[Exercise materials — start]

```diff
diff --git a/matrix0_amd/csrc/conv_zs_schedule.h b/matrix0_amd/csrc/conv_zs_schedule.h
--- /dev/null
+++ b/matrix0_amd/csrc/conv_zs_schedule.h
@@ -0,0 +1,62 @@
+#pragma once
+
+namespace zs_sched {
+
+constexpr int HALVES_PER_CHUNK = 18;
+constexpr int AHEAD = 3;
+constexpr int RING = 4;
+constexpr int W_PIECES = 20;
+constexpr int A_PIECES = 32;
+constexpr int A_LOOP_PIECES = 8;
+constexpr int A_PROLOGUE_PIECES = 4;
+constexpr int PROLOGUE = -3;
+
+struct ZsIssue {
+    int w;
+    int a;
+};
+
+constexpr int zs_w_pieces(int group) { return group == 0 ? 3 : 2; }
+
+constexpr ZsIssue zs_issue(int group, int idx, bool last_chunk) {
+    if (idx < 0) return ZsIssue{zs_w_pieces(group), idx == PROLOGUE ? A_PROLOGUE_PIECES : 0};
+    return ZsIssue{last_chunk && idx + AHEAD >= HALVES_PER_CHUNK ? 0 : zs_w_pieces(group),
+                   group == 1 && idx < A_LOOP_PIECES && !last_chunk ? 1 : 0};
+}
+
+constexpr int zs_wait(int group, int idx, bool last_chunk) {
+    return zs_issue(group, idx, last_chunk).w + zs_issue(group, idx, last_chunk).a;
+}
+
+constexpr int zs_prologue_wait(int group) {
+    return zs_wait(group, -2, false) + zs_wait(group, -1, false);
+}
+
+constexpr int zs_a_piece(int idx) {
+    return ((idx >> 1) & 1) + (((idx >> 1) & 2) << 1) + 2 * (idx & 1);
+}
+
+constexpr bool zs_a_pieces_ok() {
+    int seen = 0;
+    for (int idx = 0; idx < A_LOOP_PIECES; ++idx) {
+        const int xi = zs_a_piece(idx);
+        if (xi < 0 || xi >= A_LOOP_PIECES || (xi & 2) != 2 * (idx & 1)) return false;
+        seen |= 1 << xi;
+    }
+    return seen == (1 << A_LOOP_PIECES) - 1;
+}
+static_assert(zs_a_pieces_ok(), "the eight positions carry the eight bands once each, odd boards at odd positions");
+static_assert(4 * A_LOOP_PIECES == A_PIECES && 8 * A_PROLOGUE_PIECES == A_PIECES && 4 * zs_w_pieces(0) + 4 * zs_w_pieces(1) == W_PIECES,
+              "the waves' shares add up to a chunk and to a half-tile");
+
+constexpr int zs_w_piece(int wave, int k) { return 8 * k + wave; }
+
+constexpr bool zs_same_body(int group, bool last_chunk, int t3, int dxa, int dxb) {
+    for (int h = 0; h < 2; ++h) {
+        const ZsIssue x = zs_issue(group, t3 * 6 + dxa * 2 + h, last_chunk), y = zs_issue(group, t3 * 6 + dxb * 2 + h, last_chunk);
+        if (x.w != y.w || x.a != y.a) return false;
+    }
+    return true;
+}
+
+}
```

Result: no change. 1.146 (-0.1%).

[Exercise materials — finish]

*Work task:*
Output each line of the material above. Nothing should differ from the original.

*Reply:*
```diff
diff --git a/matrix0_amd/csrc/conv_zs_schedule.h b/matrix0_amd/csrc/conv_zs_schedule.h
--- /dev/null
+++ b/matrix0_amd/csrc/conv_zs_schedule.h
@@ -0,0 +1,62 @@
+#pragma once
+
+namespace zs_sched {
+
+constexpr int HALVES_PER_CHUNK = 18;
+constexpr int AHEAD = 3;
+constexpr int RING = 4;
+constexpr int W_PIECES = 20;
+constexpr int A_PIECES = 32;
+constexpr int A_LOOP_PIECES = 8;
+constexpr int A_PROLOGUE_PIECES = 4;
+constexpr int PROLOGUE = -3;
+
+struct ZsIssue {
+    int w;
+    int a;
+};
+
+constexpr int zs_w_pieces(int group) { return group == 0 ? 3 : 2; }
+
+constexpr ZsIssue zs_issue(int group, int idx, bool last_chunk) {
+    if (idx < 0) return ZsIssue{zs_w_pieces(group), idx == PROLOGUE ? A_PROLOGUE_PIECES : 0};
+    return ZsIssue{last_chunk && idx + AHEAD >= HALVES_PER_CHUNK ? 0 : zs_w_pieces(group),
+                   group == 1 && idx < A_LOOP_PIECES && !last_chunk ? 1 : 0};
+}
+
+constexpr int zs_wait(int group, int idx, bool last_chunk) {
+    return zs_issue(group, idx, last_chunk).w + zs_issue(group, idx, last_chunk).a;
+}
+
+constexpr int zs_prologue_wait(int group) {
+    return zs_wait(group, -2, false) + zs_wait(group, -1, false);
+}
+
+constexpr int zs_a_piece(int idx) {
+    return ((idx >> 1) & 1) + (((idx >> 1) & 2) << 1) + 2 * (idx & 1);
+}
+
+constexpr bool zs_a_pieces_ok() {
+    int seen = 0;
+    for (int idx = 0; idx < A_LOOP_PIECES; ++idx) {
+        const int xi = zs_a_piece(idx);
+        if (xi < 0 || xi >= A_LOOP_PIECES || (xi & 2) != 2 * (idx & 1)) return false;
+        seen |= 1 << xi;
+    }
+    return seen == (1 << A_LOOP_PIECES) - 1;
+}
+static_assert(zs_a_pieces_ok(), "the eight positions carry the eight bands once each, odd boards at odd positions");
+static_assert(4 * A_LOOP_PIECES == A_PIECES && 8 * A_PROLOGUE_PIECES == A_PIECES && 4 * zs_w_pieces(0) + 4 * zs_w_pieces(1) == W_PIECES,
+              "the waves' shares add up to a chunk and to a half-tile");
+
+constexpr int zs_w_piece(int wave, int k) { return 8 * k + wave; }
+
+constexpr bool zs_same_body(int group, bool last_chunk, int t3, int dxa, int dxb) {
+    for (int h = 0; h < 2; ++h) {
+        const ZsIssue x = zs_issue(group, t3 * 6 + dxa * 2 + h, last_chunk), y = zs_issue(group, t3 * 6 + dxb * 2 + h, last_chunk);
+        if (x.w != y.w || x.a != y.a) return false;
+    }
+    return true;
+}
+
+}
```

Result: no change. 1.146 (-0.1%).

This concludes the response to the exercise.